-- Given data --

template <int TN, int KB, int KS, bool WIDE = false>
__global__ __launch_bounds__(256) void thin_conv_kernel(const ThinParams p) {
  constexpr int KH = KS == 9 ? 3 : 1, KW = KH;
  constexpr int PWD = 16 + KW - 1, PHT = 8 + KH - 1, PPIX = PWD * PHT;
  constexpr int SL = (2 * KB) | 1;
  constexpr int PS = SL * 16;
  constexpr int NP = 32 * TN;
  constexpr int WBYTES = KS * KB * NP * 32;
  constexpr int NI = (PPIX * SL + 63) / 64;
  constexpr int NQ = (NI + 3) / 4;
  extern __shared__ __attribute__((aligned(1024))) unsigned char smem[];
  unsigned char* const wl = smem;
  unsigned char* const patch = smem + ((WBYTES + 1023) & ~1023);
  float* const bias_l = reinterpret_cast<float*>(patch + NI * 1024);

  const int tid = threadIdx.x, lane = tid & 63;
  const int wave = __builtin_amdgcn_readfirstlane(tid >> 6);
  const int l31 = lane & 31, lh = lane >> 5;

  {
    const float inv = p.wscale / (p.sigma ? p.sigma[0] : 1.f);
    for (int idx = tid; idx < KS * KB * NP * 16; idx += 256) {
      const int kk = idx & 15;
      int t = idx >> 4;
      const int n = t % NP; t /= NP;
      const int kb = t % KB, tap = t / KB;
      const int k = kb * 16 + kk;
      float v = 0.f;
      if (k < p.CK && n < p.NC) {
        const int kh = tap / KW, kw = tap - kh * KW;
        v = p.transposed ? p.w[(((size_t)k * p.Cin + n) * KH + (KH - 1 - kh)) * KW + (KW - 1 - kw)]
                         : p.w[(((size_t)n * p.Cin + k) * KH + kh) * KW + kw];
        v *= inv;
      }
      const int half = (kk >> 3) ^ ((n >> 3) & 1);
      *reinterpret_cast<unsigned short*>(wl + ((tap * KB + kb) * NP + n) * 32 + half * 16 + (kk & 7) * 2) = f2bf(v);
    }
  }

  if constexpr (WIDE)
    for (int c = tid; c < NP; c += 256) bias_l[c] = p.shift ? p.shift[c] : 0.f;

  const rsrc_t rs = make_rsrc(p.src, p.src_bytes);
  int d_py[NQ], d_px[NQ];
  unsigned d_off[NQ];
  bool d_ok[NQ];
#pragma unroll
  for (int q = 0; q < NQ; ++q) {
    int j = wave + 4 * q;
    j = j < NI ? j : NI - 1;
    const int slot = 64 * j + lane;
    const int pix = slot / SL, s = slot - pix * SL;
    const int py = pix / PWD, px = pix - py * PWD;
    d_ok[q] = pix < PPIX && 8 * s < p.CK;
    d_py[q] = py; d_px[q] = px;
    d_off[q] = (unsigned)(((py * p.W + px) * p.cs + 8 * s) * 2);
  }
  auto tile_origin = [&](int t, int& n, int& y0, int& x0) {
    n = t / (p.tx * p.ty);
    const int r = t - n * (p.tx * p.ty);
    y0 = (r / p.tx) * 8; x0 = (r % p.tx) * 16;
  };
  auto issue = [&](int t) {
    int n, y0, x0;
    tile_origin(t, n, y0, x0);
    const unsigned base = (unsigned)((((n * p.H + y0 - p.pad) * p.W + x0 - p.pad) * p.cs + p.co) * 2);
#pragma unroll
    for (int q = 0; q < NQ; ++q) {
      int j = wave + 4 * q;
      j = j < NI ? j : NI - 1;
      const int y = y0 - p.pad + d_py[q], x = x0 - p.pad + d_px[q];
      const bool ok = d_ok[q] && (unsigned)y < (unsigned)p.H && (unsigned)x < (unsigned)p.W;
      dma16(rs, reinterpret_cast<float*>(patch + j * 1024), ok ? base + d_off[q] : 0xFFFFFFF0u, 0u);
    }
  };

  const unsigned char* const a_lane = patch + ((2 * wave + (l31 >> 4)) * PWD + (l31 & 15)) * PS + lh * 16;
  const unsigned char* const b_lane = wl + l31 * 32 + (lh ^ ((l31 >> 3) & 1)) * 16;

  int t = blockIdx.x;
  if (t < p.tiles) issue(t);
  __builtin_amdgcn_s_waitcnt(0 | (7 << 4) | (0 << 8));
  __syncthreads();
  for (; t < p.tiles; t += gridDim.x) {
    f32x16 acc[TN];
#pragma unroll
    for (int j = 0; j < TN; ++j)
#pragma unroll
      for (int e = 0; e < 16; ++e) acc[j][e] = 0.f;
#pragma unroll
    for (int tap = 0; tap < KS; ++tap) {
      const int kh = tap / KW, kw = tap - kh * KW;
#pragma unroll
      for (int kb = 0; kb < KB; ++kb) {
        const f32x4 a = *reinterpret_cast<const f32x4*>(a_lane + (kh * PWD + kw) * PS + kb * 32);
#pragma unroll
        for (int j = 0; j < TN; ++j) {
          const f32x4 b = *reinterpret_cast<const f32x4*>(b_lane + ((tap * KB + kb) * NP + j * 32) * 32);
          acc[j] = __builtin_amdgcn_mfma_f32_32x32x16_bf16(__builtin_bit_cast(bf16x8, b), __builtin_bit_cast(bf16x8, a), acc[j], 0, 0, 0);
        }
      }
    }
    __syncthreads();
    const int tn = t + gridDim.x;
    if (tn < p.tiles) issue(tn);

    {
      int n, y0, x0;
      tile_origin(t, n, y0, x0);
      const int y = y0 + 2 * wave + (l31 >> 4), x = x0 + (l31 & 15);
      if constexpr (WIDE) {
        if (y < p.H && x < p.W) {
          const float act_sl = p.act == HRV_ACT_NONE ? 1.f : (p.act == HRV_ACT_RELU ? 0.f : p.slope);
          unsigned short* const orow = reinterpret_cast<unsigned short*>(p.out) + (((size_t)n * p.H + y) * p.W + x) * p.out_cs + p.out_co + 8 * lh;
#pragma unroll
          for (int j = 0; j < TN; ++j)
#pragma unroll
            for (int h = 0; h < 2; ++h) {
              unsigned q[2][2];
#pragma unroll
              for (int gg = 0; gg < 2; ++gg) {
                const int g = 2 * h + gg;
                const f32x4 b4 = *reinterpret_cast<const f32x4*>(bias_l + j * 32 + 8 * g + 4 * lh);
                float v[4];
#pragma unroll
                for (int e = 0; e < 4; ++e) {
                  const float t = acc[j][4 * g + e] + b4[e];
                  v[e] = fmaxf(t, t * act_sl);
                }
                q[gg][0] = thin_pk_bf16(v[0], v[1]);
                q[gg][1] = thin_pk_bf16(v[2], v[3]);
              }
              const auto s0 = __builtin_amdgcn_permlane32_swap(q[0][0], q[1][0], false, false);
              const auto s1 = __builtin_amdgcn_permlane32_swap(q[0][1], q[1][1], false, false);
              u32x4 o;
              o[0] = s0[0]; o[1] = s1[0]; o[2] = s0[1]; o[3] = s1[1];
              *reinterpret_cast<u32x4*>(orow + j * 32 + 16 * h) = o;
            }
        }
      } else
      if (y < p.H && x < p.W) {
        const size_t pix = ((size_t)n * p.H + y) * p.W + x;
#pragma unroll
        for (int j = 0; j < TN; ++j)
#pragma unroll
          for (int g = 0; g < 4; ++g) {
            const int c0 = j * 32 + 8 * g + 4 * lh;
            if (c0 < p.NC) {
              f32x4 v;
#pragma unroll
              for (int e = 0; e < 4; ++e) v[e] = acc[j][4 * g + e] + ((p.shift && c0 + e < p.NC) ? p.shift[c0 + e] : 0.f);
              if (p.res) {
                const f32x4 r4 = ld4rt<true>(reinterpret_cast<const float*>(p.res), pix * p.res_cs + p.res_co + c0, p.res_f32);
#pragma unroll
                for (int e = 0; e < 4; ++e) v[e] = res_combine(v[e], r4[e], p.res_mode, p.slope);
              }
#pragma unroll
              for (int e = 0; e < 4; ++e) v[e] = (c0 + e < p.NC) ? apply_act(v[e], p.act, p.slope) : 0.f;
              st4rt<true>(reinterpret_cast<float*>(p.out), pix * p.out_cs + p.out_co + c0, v, p.out_f32);
            }
          }
      }
    }
    if (WIDE && p.full) {
      constexpr int NS = 2 * TN;
      static_assert(NS < 64, "vmcnt is six bits");
      __builtin_amdgcn_s_waitcnt((NS & 15) | (7 << 4) | (0 << 8) | ((NS >> 4) << 14));
    } else {
      __builtin_amdgcn_s_waitcnt(0 | (7 << 4) | (0 << 8));
    }
    __syncthreads();
  }
}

-- What the task asks --
Quote, word for word, every line starting at the one that contains "const size_t pix" and ending with the final line of the entries.

-- Written solution --
        const size_t pix = ((size_t)n * p.H + y) * p.W + x;
#pragma unroll
        for (int j = 0; j < TN; ++j)
#pragma unroll
          for (int g = 0; g < 4; ++g) {
            const int c0 = j * 32 + 8 * g + 4 * lh;
            if (c0 < p.NC) {
              f32x4 v;
#pragma unroll
              for (int e = 0; e < 4; ++e) v[e] = acc[j][4 * g + e] + ((p.shift && c0 + e < p.NC) ? p.shift[c0 + e] : 0.f);
              if (p.res) {
                const f32x4 r4 = ld4rt<true>(reinterpret_cast<const float*>(p.res), pix * p.res_cs + p.res_co + c0, p.res_f32);
#pragma unroll
                for (int e = 0; e < 4; ++e) v[e] = res_combine(v[e], r4[e], p.res_mode, p.slope);
              }
#pragma unroll
              for (int e = 0; e < 4; ++e) v[e] = (c0 + e < p.NC) ? apply_act(v[e], p.act, p.slope) : 0.f;
              st4rt<true>(reinterpret_cast<float*>(p.out), pix * p.out_cs + p.out_co + c0, v, p.out_f32);
            }
          }
      }
    }
    if (WIDE && p.full) {
      constexpr int NS = 2 * TN;
      static_assert(NS < 64, "vmcnt is six bits");
      __builtin_amdgcn_s_waitcnt((NS & 15) | (7 << 4) | (0 << 8) | ((NS >> 4) << 14));
    } else {
      __builtin_amdgcn_s_waitcnt(0 | (7 << 4) | (0 << 8));
    }
    __syncthreads();
  }
}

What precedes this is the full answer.